* **AIM OF THE EXERCISE**
Please report every line from the material that contains the word "only".

* **RECORD EXCERPTS**
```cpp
static int variant(int m, int r) {
  if (m == 2 && r == 3) return 0;
  if (m == 4 && r == 3) return 1;
  if (m == 3 && r == 4) return 2;
  if (m == 4 && r == 2) return 3;
  throw Error(1, "winograd: supported forms are F(2,3), F(4,3), F(3,4) and the strided F(4,2)");
}
static constexpr int wino_vec_width() { return 2; }
static float input_gain(int v) { return v == 3 ? 9.f : 100.f; }
static float dy_gain(int v) { return v == 1 ? 225.f : (v == 2 ? 49.f : 16.f); }
void wino_input_transform(Stream& s, int m, int r, const TView& x, int pad, int pad_mode, int Th, int Tw, float* V, float* amax_out,
                          const float* in_amax, int* kscale_out) {
  const int v = variant(m, r);
  if (v == 3) throw Error(1, "wino_input_transform: F(4,2) is the strided form (wino_s2_input_transform)");
  if (x.C % 4 || x.cs % 4) throw Error(1, "wino_input_transform: C must be a multiple of 4");
  const int vw = wino_vec_width();
  const size_t total = (size_t)x.N * Th * Tw * (x.C / (v == 0 ? 4 : vw));
  const dim3 grid(wgrid(total));
  if (v == 0 && in_amax) throw Error(1, "wino_input_transform: F(2,3) planes have no pair form");
#define SWN_WIN_LAUNCH(F, VW)                                                                                                  \
  hipLaunchKernelGGL((winog_input_kernel<F, VW>), grid, dim3(256), 0, hs(s), x.p, x.cs, x.N, x.H, x.W, x.C, pad, pad_mode, Th, \
                     Tw, V, amax_out, in_amax, input_gain(v), kscale_out)
  if (v == 0)
    hipLaunchKernelGGL(wino_input_kernel, grid, dim3(256), 0, hs(s), x.p, x.cs, x.N, x.H, x.W, x.C, pad, pad_mode, Th, Tw, V);
  else if (v == 1) SWN_WIN_LAUNCH(F43, 2);
  else SWN_WIN_LAUNCH(F34, 2);
#undef SWN_WIN_LAUNCH
  check_launch("wino_input_transform");
}
void wino_filter_transform(Stream& s, int m, int r, const WShape& w, int mode, const float* packed, float* U) {
  const int v = variant(m, r);
  if (v == 3) throw Error(1, "wino_filter_transform: F(4,2) is the strided form (wino_s2_filter_transform)");
  const int K = mode == 0 ? w.Cip : w.Npad, Nn = mode == 0 ? w.Npad : w.Cip;
  const dim3 grid((unsigned)(((size_t)K * Nn + 255) / 256));
  if (v == 0) hipLaunchKernelGGL(wino_filter_kernel, grid, dim3(256), 0, hs(s), w, mode, K, Nn, packed, U);
  else if (v == 1) hipLaunchKernelGGL(winog_filter_kernel<F43>, grid, dim3(256), 0, hs(s), w, mode, K, Nn, packed, U);
  else hipLaunchKernelGGL(winog_filter_kernel<F34>, grid, dim3(256), 0, hs(s), w, mode, K, Nn, packed, U);
  check_launch("wino_filter_transform");
}
void wino_filter_transform_pc(Stream& s, int m, int r, const WShape& w, int mode, const float* packed, int bn, uint16_t* out,
                              size_t panel_elems, const float** amax_io) {
  const int v = variant(m, r);
  if (v != 1 && v != 2) throw Error(1, "wino_filter_transform_pc: the 6-point forms F(4,3) / F(3,4) only");
  if (mode < 0 || mode > 2) throw Error(1, "wino_filter_transform_pc: mode 0, 1 or 2");
  const int K = mode == 0 ? w.Cip : w.Npad, Nn = mode == 0 ? w.Npad : w.Cip;
  if (K % 16 || (bn != 64 && bn != 128)) throw Error(1, "wino_filter_transform_pc: K must be a multiple of 16, tile 64 or 128");
  const size_t total = (size_t)(K / 8) * ((Nn + bn - 1) / bn) * bn;
  const dim3 grid((unsigned)((((total + 255) / 256 + 7) / 8) * 8) * (unsigned)(m + r - 1));
  const float* wamax = (amax_io && *amax_io) ? *amax_io : conv_precut_amax(s, packed, (size_t)r * r * w.Cip, w.Npad, 1, 0);
  if (amax_io) *amax_io = wamax;
  if (v == 1)
    hipLaunchKernelGGL(winog_filter_pc_kernel<F43>, grid, dim3(256), 0, hs(s), w, mode, K, Nn, bn, packed, out, panel_elems, wamax,
                       conv_precut_planes());
  else
    hipLaunchKernelGGL(winog_filter_pc_kernel<F34>, grid, dim3(256), 0, hs(s), w, mode, K, Nn, bn, packed, out, panel_elems, wamax,
                       conv_precut_planes());
  check_launch("wino_filter_transform_pc");
}
void wino_output_transform(Stream& s, int m, int r, const float* M, int Cm, int Th, int Tw, const float* bias, int act,
                           const TView& y, int Cout, int accumulate, float* amax_out) {
  const int v = variant(m, r);
  if (v == 0 && amax_out) throw Error(1, "wino_output_transform: the F(2,3) kernel has no amax fold");
  const size_t total = (size_t)y.N * Th * Tw * ((Cout + 3) / 4);
  const dim3 grid(wgrid(total));
  if (v == 0)
    hipLaunchKernelGGL(wino_output_kernel, grid, dim3(256), 0, hs(s), M, Cm, y.N, Th, Tw, bias, act, y.p, y.cs, y.H, y.W,
                       Cout, accumulate);
  else if (v == 1)
    hipLaunchKernelGGL(winog_output_kernel<F43>, grid, dim3(256), 0, hs(s), M, Cm, y.N, Th, Tw, bias, act, y.p, y.cs, y.H,
                       y.W, Cout, accumulate, amax_out);
  else if (v == 2)
    hipLaunchKernelGGL(winog_output_kernel<F34>, grid, dim3(256), 0, hs(s), M, Cm, y.N, Th, Tw, bias, act, y.p, y.cs, y.H,
                       y.W, Cout, accumulate, amax_out);
  else
    hipLaunchKernelGGL(winog_output_kernel<F42>, grid, dim3(256), 0, hs(s), M, Cm, y.N, Th, Tw, bias, act, y.p, y.cs, y.H,
                       y.W, Cout, accumulate, amax_out);
  check_launch("wino_output_transform");
}
void wino_dy_transform(Stream& s, int m, int r, const TView& dy, int Th, int Tw, float* dM, float* amax_out, const float* in_amax,
                       int* kscale_out) {
  const int v = variant(m, r);
  if (dy.C % 4 || dy.cs % 4) throw Error(1, "wino_dy_transform: C must be a multiple of 4");
  const int vw = v == 0 ? 4 : wino_vec_width();
  const size_t total = (size_t)dy.N * Th * Tw * (dy.C / vw);
  const dim3 grid(wgrid(total));
  if (v == 0 && in_amax) throw Error(1, "wino_dy_transform: F(2,3) planes have no pair form");
#define SWN_WDY_LAUNCH(F, VW)                                                                                                       \
  hipLaunchKernelGGL((winog_dy_kernel<F, VW>), grid, dim3(256), 0, hs(s), dy.p, dy.cs, dy.N, dy.H, dy.W, dy.C, Th, Tw, dM, amax_out, \
                     in_amax, dy_gain(v), kscale_out)
  if (v == 0)
    hipLaunchKernelGGL(wino_dy_kernel, grid, dim3(256), 0, hs(s), dy.p, dy.cs, dy.N, dy.H, dy.W, dy.C, Th, Tw, dM);
  else if (v == 1) SWN_WDY_LAUNCH(F43, 2);
  else if (v == 2) SWN_WDY_LAUNCH(F34, 2);
  else SWN_WDY_LAUNCH(F42, 2);
#undef SWN_WDY_LAUNCH
  check_launch("wino_dy_transform");
}
void tailw_filter_transform(Stream& s, const WShape& w, const float* folded, float* U) {
  const size_t total = (size_t)w.Cip * 4 * w.Npad;
  hipLaunchKernelGGL(tailw_filter_kernel, dim3((unsigned)((total + 255) / 256)), dim3(256), 0, hs(s), w.Cip, w.Npad, folded, U);
  check_launch("tailw_filter_transform");
}
void tailw_filter_grad(Stream& s, const WShape& w, const float* dU, float* dfolded) {
  const size_t total = (size_t)w.Cip * 4 * w.Npad;
  hipLaunchKernelGGL(tailw_filter_grad_kernel, dim3((unsigned)((total + 255) / 256)), dim3(256), 0, hs(s), w.Cip, w.Npad, dU, dfolded);
  check_launch("tailw_filter_grad");
}
void tailw_output_transform(Stream& s, const float* M, int Th, int Tw, int Npad, const float* bias, int act, const TView& y, int Cout) {
  if (Npad % 4 || y.cs % 4 || y.C < Npad) throw Error(1, "tailw_output_transform: bad channel counts");
  const size_t total = (size_t)y.N * Th * Tw * 4 * (Npad / 4);
  hipLaunchKernelGGL(tailw_output_kernel, dim3(wgrid(total)), dim3(256), 0, hs(s), M, y.N, Th, Tw, Npad, bias, act, y.p, y.cs, y.H, y.W, Cout);
  check_launch("tailw_output_transform");
}
void tailw_dy_transform(Stream& s, const TView& dy, int Th, int Tw, int Npad, float* dM, float* amax_out, const float* in_amax,
                        int* kscale_out) {
  if (Npad % 4 || dy.cs % 4 || dy.C < Npad) throw Error(1, "tailw_dy_transform: bad channel counts");
  const size_t total = (size_t)dy.N * Th * Tw * 4 * (Npad / 4);
  hipLaunchKernelGGL(tailw_dy_kernel, dim3(wgrid(total)), dim3(256), 0, hs(s), dy.p, dy.cs, dy.N, dy.H, dy.W, Th, Tw, Npad, dM, amax_out,
                     in_amax, 225.f, kscale_out);
  check_launch("tailw_dy_transform");
}
void wino_s2_input_transform(Stream& s, const TView& x, int Th, int Tw, float* V, float* amax_out, const float* in_amax, int* kscale_out) {
  if (x.C % 4 || x.cs % 4) throw Error(1, "wino_s2_input_transform: C must be a multiple of 4");
  const int vw = wino_vec_width();
  const size_t total = (size_t)x.N * Th * Tw * 4 * (x.C / vw);
  hipLaunchKernelGGL(wino_s2_input_kernel<2>, dim3(wgrid(total)), dim3(256), 0, hs(s), x.p, x.cs, x.N, x.H, x.W, x.C, Th, Tw, V,
                       amax_out, in_amax, 9.f, kscale_out);
  check_launch("wino_s2_input_transform");
}
void wino_s2_input_adjoint(Stream& s, float* dV, int Cf, int Th, int Tw, const TView& dx, const float* bias, int accumulate) {
  if (Cf % 4 || dx.C != Cf || dx.cs % 4) throw Error(1, "wino_s2_input_adjoint: bad channel count");
  const size_t T = (size_t)dx.N * Th * Tw;
  hipLaunchKernelGGL(winog_patch_kernel<F42>, dim3(wgrid(T * Cf)), dim3(256), 0, hs(s), dV, 4 * Cf, T);
  hipLaunchKernelGGL(wino_s2_fold_kernel, dim3(wgrid(dx.pixels() * (Cf / 4))), dim3(256), 0, hs(s), dV, Cf, dx.N, dx.H, dx.W, Th, Tw,
                     bias, dx.p, dx.cs, accumulate);
  check_launch("wino_s2_input_adjoint");
}
static void s2_dims(const WShape& w, int& Cf, int& Cc) {
  if (w.KH != 4 || w.KW != 4) throw Error(1, "strided Winograd: k4 s2 layers only");
  Cf = w.kind == WK_CONV ? w.Cip : w.Npad;
  Cc = w.kind == WK_CONV ? w.Npad : w.Cip;
}
void wino_s2_filter_transform(Stream& s, const WShape& w, int mode, const float* packed, float* U) {
  int Cf, Cc;
  s2_dims(w, Cf, Cc);
  hipLaunchKernelGGL(wino_s2_filter_kernel, dim3((unsigned)(((size_t)Cf * Cc + 255) / 256)), dim3(256), 0, hs(s), w, mode, Cf, Cc, packed, U);
  check_launch("wino_s2_filter_transform");
}
void wino_s2_filter_grad(Stream& s, const WShape& w, const float* dU, float* dpacked) {
  int Cf, Cc;
  s2_dims(w, Cf, Cc);
  hipLaunchKernelGGL(wino_s2_filter_grad_kernel, dim3((unsigned)(((size_t)Cf * Cc + 255) / 256)), dim3(256), 0, hs(s), w, Cf, Cc, dU, dpacked);
  check_launch("wino_s2_filter_grad");
}
void wino_input_adjoint(Stream& s, int m, int r, float* dV, int C, int pad, int pad_mode, int Th, int Tw, const TView& dx,
                        int accumulate) {
  const int v = variant(m, r);
  if (v == 3) throw Error(1, "wino_input_adjoint: F(4,2) is the strided form (wino_s2_input_adjoint)");
  if (C % 4 || dx.C != C || dx.cs % 4) throw Error(1, "wino_input_adjoint: bad channel count");
  const size_t T = (size_t)dx.N * Th * Tw;
  const dim3 grid(wgrid(T * (C / 4)));
  if (v == 0) hipLaunchKernelGGL(winog_patch_kernel<F23>, grid, dim3(256), 0, hs(s), dV, C, T);
  else if (v == 1) hipLaunchKernelGGL(winog_patch_kernel<F43>, grid, dim3(256), 0, hs(s), dV, C, T);
  else hipLaunchKernelGGL(winog_patch_kernel<F34>, grid, dim3(256), 0, hs(s), dV, C, T);
  const int A = m + r - 1;
  hipLaunchKernelGGL(wino_fold_kernel, dim3(wgrid(dx.pixels() * (C / 4))), dim3(256), 0, hs(s), dV, C, dx.N, dx.H, dx.W, m, A, pad,
                     pad_mode, Th, Tw, dx.p, dx.cs, accumulate);
  check_launch("wino_input_adjoint");
}
void wino_filter_grad(Stream& s, int m, int r, const WShape& w, const float* dU, float* dpacked) {
  const int v = variant(m, r);
  if (v == 3) throw Error(1, "wino_filter_grad: F(4,2) is the strided form (wino_s2_filter_grad)");
  const size_t total = (size_t)w.Cip * w.Npad;
  const dim3 grid((unsigned)((total + 255) / 256));
  if (v == 0) hipLaunchKernelGGL(wino_filter_grad_kernel, grid, dim3(256), 0, hs(s), w, dU, dpacked);
  else if (v == 1) hipLaunchKernelGGL(winog_filter_grad_kernel<F43>, grid, dim3(256), 0, hs(s), w, dU, dpacked);
  else hipLaunchKernelGGL(winog_filter_grad_kernel<F34>, grid, dim3(256), 0, hs(s), w, dU, dpacked);
  check_launch("wino_filter_grad");
}

}
```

* **EXERCISE SOLUTION**
  if (v != 1 && v != 2) throw Error(1, "wino_filter_transform_pc: the 6-point forms F(4,3) / F(3,4) only");
  if (w.KH != 4 || w.KW != 4) throw Error(1, "strided Winograd: k4 s2 layers only");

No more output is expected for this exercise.